Not knowing any better, I've been feeding my cats Friskies and Kitten Chow since I got them (they're 11 months old). After reading all the info on this forum and elsewhere, I'm now completely sold on moving them to premium food and reducing the % of dry food in their diet.

Since I still want to give them a little dry food, I found a feed store that sells Innova EVO, which has 50% protein. My cats have sampled it and seem to like it so far.

But I'm still looking for a high-protein canned food. I can't find one! Every brand I see, even the premium brands recommended by the people here, has a minimum protein content of only 10-13%.

Is there a way of calculating protein that I don't know about? I even found a list, I think on About.com, that listed several brands with protein content up to 50%. But when I visit those brands' web sites, they say 10%. Am I missing something?

I would really appreciate any recommendations for specific brands of high-protein canned food, and where you buy them. Thanks!


----------



## vanillasugar (Nov 11, 2004)

Wet food and dry food measure the nutrients completley differently  There is a calculation you can do to figure out the correct "dry matter" percentages for nutrients of wet food, to properly compare them to dry. I unfortunatley do not have this calculation on hand, maybe someone else will?


----------



## Jet Green (Nov 28, 2005)

Aha! That's exactly the info I needed. Thanks to your tip, I found this page: http://www.maxshouse.com/feline_nutrition.htm
which had the formula.

I experimentally bought a brand called Solid Gold at the feed store. It has 10% protein on the label, but following the formula, it's really 45% of the dry part.

This was probably in at least one of the sticky articles, but I didn't know what I was looking for when I read them, and I did a lot of skimming of the technical parts.
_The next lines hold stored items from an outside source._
diff --git a/dodt_amd/csrc/crop.hip b/dodt_amd/csrc/crop.hip
--- a/dodt_amd/csrc/crop.hip
+++ b/dodt_amd/csrc/crop.hip
@@ -21,30 +21,19 @@
     const int src = box_idx ? box_idx[b] : b;
     const bool have = !box_idx || (src >= 0 && src < n_boxes);
     const float4 bx = have ? reinterpret_cast<const float4*>(boxes)[src] : make_float4(0.f, 0.f, 0.f, 0.f);
-    const float hm1 = (float)(H - 1), wm1 = (float)(W - 1);
-    const float in_y = dodt::crop_coord(bx.x, bx.z, H, ch, iy);
-    const float in_x = dodt::crop_coord(bx.y, bx.w, W, cw, ix);
+    const dodt::CropTaps s = dodt::crop_taps(bx.x, bx.y, bx.z, bx.w, H, W, ch, cw, iy, ix);
     float* o = out + (size_t)b * out_stride + (((size_t)iy * cw + ix) * C + (size_t)g * VEC);
-    const bool ok = have && (in_y >= 0.0f) && (in_y <= hm1) && (in_x >= 0.0f) && (in_x <= wm1);
-    if (!ok) {
+    if (!(have && s.ok)) {
 #pragma unroll
         for (int k = 0; k < VEC; ++k) o[k] = 0.0f;
         return;
     }
-    const int ty = (int)floorf(in_y), by = (int)ceilf(in_y);
-    const int lx_i = (int)floorf(in_x), rx_i = (int)ceilf(in_x);
-    const float ly = in_y - (float)ty, lx = in_x - (float)lx_i;
-    const float* ptl = img + ((size_t)ty * W + lx_i) * C + (size_t)g * VEC;
-    const float* ptr = img + ((size_t)ty * W + rx_i) * C + (size_t)g * VEC;
-    const float* pbl = img + ((size_t)by * W + lx_i) * C + (size_t)g * VEC;
-    const float* pbr = img + ((size_t)by * W + rx_i) * C + (size_t)g * VEC;
+    const float* ptl = img + ((size_t)s.ty * W + s.lx) * C + (size_t)g * VEC;
+    const float* ptr = img + ((size_t)s.ty * W + s.rx) * C + (size_t)g * VEC;
+    const float* pbl = img + ((size_t)s.by * W + s.lx) * C + (size_t)g * VEC;
+    const float* pbr = img + ((size_t)s.by * W + s.rx) * C + (size_t)g * VEC;
 #pragma unroll
-    for (int k = 0; k < VEC; ++k) {
-        const float tl = ptl[k], tr = ptr[k], bl = pbl[k], br = pbr[k];
-        const float top = tl + (tr - tl) * lx;
-        const float bot = bl + (br - bl) * lx;
-        o[k] = top + (bot - top) * ly;
-    }
+    for (int k = 0; k < VEC; ++k) o[k] = dodt::crop_blend(ptl[k], ptr[k], pbl[k], pbr[k], s.wx, s.wy);
 }
 
 int launch_crop(dodt_ctx* ctx, const float* d_image, int H, int W, int C, const float* d_boxes, int n,
diff --git a/dodt_amd/csrc/crop_coords.h b/dodt_amd/csrc/crop_coords.h
--- a/dodt_amd/csrc/crop_coords.h
+++ b/dodt_amd/csrc/crop_coords.h
@@ -8,4 +8,32 @@
     return (crop > 1) ? lo * m1 + (float)i * step : 0.5f * (lo + hi) * m1;
 }
 
+struct CropTaps {
+    bool ok;
+    int ty, by, lx, rx;
+    float wy, wx;
+};
+
+__device__ __forceinline__ CropTaps crop_taps(float y1, float x1, float y2, float x2, int H, int W, int crop_h,
+                                              int crop_w, int iy, int ix) {
+    const float hm1 = (float)(H - 1), wm1 = (float)(W - 1);
+    const float in_y = crop_coord(y1, y2, H, crop_h, iy);
+    const float in_x = crop_coord(x1, x2, W, crop_w, ix);
+    CropTaps t;
+    t.ok = (in_y >= 0.0f) && (in_y <= hm1) && (in_x >= 0.0f) && (in_x <= wm1);
+    t.ty = (int)floorf(in_y);
+    t.by = (int)ceilf(in_y);
+    t.lx = (int)floorf(in_x);
+    t.rx = (int)ceilf(in_x);
+    t.wy = in_y - (float)t.ty;
+    t.wx = in_x - (float)t.lx;
+    return t;
 }
+
+__device__ __forceinline__ float crop_blend(float tl, float tr, float bl, float br, float wx, float wy) {
+    const float top = tl + (tr - tl) * wx;
+    const float bot = bl + (br - bl) * wx;
+    return top + (bot - top) * wy;
+}
+
+}
diff --git a/dodt_amd/csrc/fc_layer.h b/dodt_amd/csrc/fc_layer.h
--- /dev/null
+++ b/dodt_amd/csrc/fc_layer.h
@@ -0,0 +1,17 @@
+#pragma once
+#include "common.h"
+
+struct dodt_fc {
+    dodt_ctx* ctx = nullptr;
+    int K = 0, Kp = 0, N = 0, Npad = 0, BN = 0, relu = 0;
+    bool bf16 = false;
+    float* d_w = nullptr;
+    float* d_b = nullptr;
+    float* d_w_plain = nullptr;
+    void* d_w_dma = nullptr;
+    int Kd = 0;
+    int dma_bk = 0;
+    bool smallk = false;
+    bool skinny = false;
+    bool dma = false;
+};
diff --git a/dodt_amd/csrc/gemm.hip b/dodt_amd/csrc/gemm.hip
--- a/dodt_amd/csrc/gemm.hip
+++ b/dodt_amd/csrc/gemm.hip
@@ -8,6 +8,7 @@
 #include <algorithm>
 
 #include "common.h"
+#include "fc_layer.h"
 #include "lds_dma.h"
 
 namespace {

Thanks, Vanillasugar!


----------



## roseeden (May 18, 2005)

I thought most of the canned are relative high protein.

As far as dry food is concerned, I highly recommend Drs. Foster and Smith kitten food. You have to buy in bulk around Christmas time to save on shipping and handling.


----------



## moggiegirl (May 15, 2005)

Shengmei, Dry kitten food is still very high in carbohydrates and calories. My cat Spotty is overweight and the take home information I got from the vet reccommended that he eat canned kitten food but I am not to feed dry kitten food. 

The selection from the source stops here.